> EXERCISE AIM
Each line of the data below either holds "input" or does not. Report how many do, and only that.

[[ RECORDS FOR THIS EXERCISE open ]]

int coala_cache_destroy(coala_cache_t* h) {
    if (!h) return COALA_OK;
    (void)hipSetDevice(h->cfg.device);
    (void)hipDeviceSynchronize();
    drain_events(h);
    for (auto e : h->ev_pool) (void)hipEventDestroy(e);
    for (auto e : h->fev)
        if (e) (void)hipEventDestroy(e);
    CacheDev& d = h->d;
    void* ptrs[] = {d.keys, d.set_cnt, d.color_meta, d.set_head, d.stats, d.lines, d.color_counters,
                    h->node_color_dev, d.miss_link,
                    h->wave_counts, h->route_bases};
    for (void* p : ptrs)
        if (p) (void)hipFree(p);
    if (h->color_pin) (void)hipHostFree(h->color_pin);
    if (h->color_pin_async) (void)hipHostFree(h->color_pin_async);
    if (h->color_ev) (void)hipEventDestroy(h->color_ev);
    if (h->order_ev) (void)hipEventDestroy(h->order_ev);
    delete h;
    return COALA_OK;
}

int64_t coala_cache_row_dim(const coala_cache_t* h) { return h ? (int64_t)h->d.dim : 0; }

int coala_cache_fetch_events(coala_cache_t* h, int enable) {
    if (!h) return fail(COALA_EINVAL, "null handle");
    h->fetch_events = enable != 0;
    if (!h->fetch_events) h->last_begin = h->last_end = nullptr;
    return COALA_OK;
}
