int segmi_conv3d_fwd_pair(int dtype, const segmi_act* in, const segmi_act* out_a, const float* w_a,
                          const float* bias_a, const float* prelu_alpha_a, float* stats_partials_a,
                          const segmi_act* out_b, const float* w_b, const float* bias_b, int stride,
                          const segmi_bn_fin* stats_fin_a, const segmi_windows* windows, void* stream) {
  SEGMI_CHECK_ARG(!stats_fin_a || (stats_partials_a && bn_fin_ok(stats_fin_a)),
                  "conv3d_fwd_pair: stats_fin_a needs stats_partials_a and its output pointers");
  if (windows) {
    const int es = dtype_size(dtype);
    bool ok = in && in->c == 1 && in->ld == 1 && windows->count == in->n && windows->count >= 1 && windows->count <= 32 &&
              windows->row_stride >= in->w && windows->row_stride % 4 == 0 && in->w % 4 == 0 &&
              windows->plane_stride >= (int64_t)windows->row_stride * in->h && windows->plane_stride % 4 == 0 &&
              ((uintptr_t)in->data % (4 * es)) == 0;
    for (int i = 0; ok && i < windows->count; ++i) ok = windows->offset[i] >= 0 && windows->offset[i] % 4 == 0;
    SEGMI_CHECK_ARG(ok, "conv3d_fwd_pair: bad window views (single channel, <= 32 windows, 4-element aligned "
                        "offsets and strides)");
  }
  SEGMI_CHECK_ARG(segmi_conv3d_pair_ok(dtype, in, out_a, out_b),
                  "conv3d_fwd_pair: not a small-Cin k3 pair (ask segmi_conv3d_pair_ok first)");
  SEGMI_CHECK_ARG(w_a && w_b && (stride == 1 || stride == 2), "conv3d_fwd_pair: bad arguments");
  SEGMI_CHECK_ARG(in->n == out_a->n && out_a->d == out_extent(in->d, 3, stride) &&
                      out_a->h == out_extent(in->h, 3, stride) && out_a->w == out_extent(in->w, 3, stride),
                  "conv3d_fwd_pair: output extent does not match the input");
  SEGMI_CHECK_ARG(!(stats_partials_a && prelu_alpha_a),
                  "conv3d_fwd_pair: fused statistics are taken before PReLU");
  return conv_small_fwd(dtype, in, out_a, w_a, bias_a, prelu_alpha_a, nullptr, stats_partials_a,
                        stride, (hipStream_t)stream, out_b, w_b, bias_b, stats_fin_a, windows);
}

int segmi_conv3d_split_act_ok(int dtype, const segmi_act* in, const segmi_act* out, int ksize,
                              int stride) {
  if (!act_ok(in) || !act_ok(out) || !dtype_ok(dtype)) return 0;
  return mfma_ok(in->c, out->c) && ksize == 3 && stride == 2 && !conv_ks_ok(dtype, in->c, ksize, stride) &&
         !conv_ring_ok(dtype, in->c, ksize, stride, out);
}

int segmi_conv3d_fwd_split_act(int dtype, const segmi_act* in, const segmi_act* out, const void* packed,
                               const float* bias, const float* prelu_alpha, int act_channels, int ksize,
                               int stride, const float* bias_b, float* stats_partials,
                               const segmi_bn_fin* stats_fin, void* stream) {
  SEGMI_CHECK_ARG(segmi_conv3d_split_act_ok(dtype, in, out, ksize, stride),
                  "conv3d_fwd_split_act: layer not eligible (ask segmi_conv3d_split_act_ok)");
  SEGMI_CHECK_ARG(packed && act_channels > 0 && act_channels % 16 == 0 && act_channels <= out->c,
                  "conv3d_fwd_split_act: act_channels must be a multiple of 16 within the output channels");
  SEGMI_CHECK_ARG(in->n == out->n && out->d == out_extent(in->d, ksize, stride) &&
                      out->h == out_extent(in->h, ksize, stride) && out->w == out_extent(in->w, ksize, stride),
                  "conv3d_fwd_split_act: output extent does not match the input");
  const int es = dtype_size(dtype);
  SEGMI_CHECK_ARG(in->ld % (16 / es) == 0 && out->ld % 4 == 0 && ((uintptr_t)in->data % 16) == 0 &&
                      ((uintptr_t)out->data % (4 * es)) == 0,
                  "conv3d_fwd_split_act: MFMA path needs 16-byte aligned input rows");
  ConvParams p{};
  p.in = in->data; p.out = out->data; p.wfrag = packed; p.bias = bias; p.alpha = prelu_alpha;
  p.N = in->n; p.Di = in->d; p.Hi = in->h; p.Wi = in->w;
  p.Do = out->d; p.Ho = out->h; p.Wo = out->w;
  p.Cin = in->c; p.Cout = out->c; p.ldi = in->ld; p.ldo = out->ld;
  p.nchunks = in->c / pick_ck(dtype, in->c);
  p.ntiles_total = out->c / 16;
  p.act_tiles = act_channels / 16;
  p.bias2 = bias_b;
  if (stats_partials) {
    p.stats = stats_partials;
    p.stats_tiles = act_channels / 16;
    if (stats_fin) { p.fin_on = 1; p.bfin = bn_fin_from(stats_fin, act_channels); }
  } else {
    SEGMI_CHECK_ARG(!stats_fin, "conv3d_fwd_split_act: stats_fin needs stats_partials");
  }
  hipStream_t st = (hipStream_t)stream;
  return conv_mfma_dt(dtype, p, ksize, stride, st);
}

[[ RECORDS FOR THIS EXERCISE closed ]]

> WORKED SOLUTION
3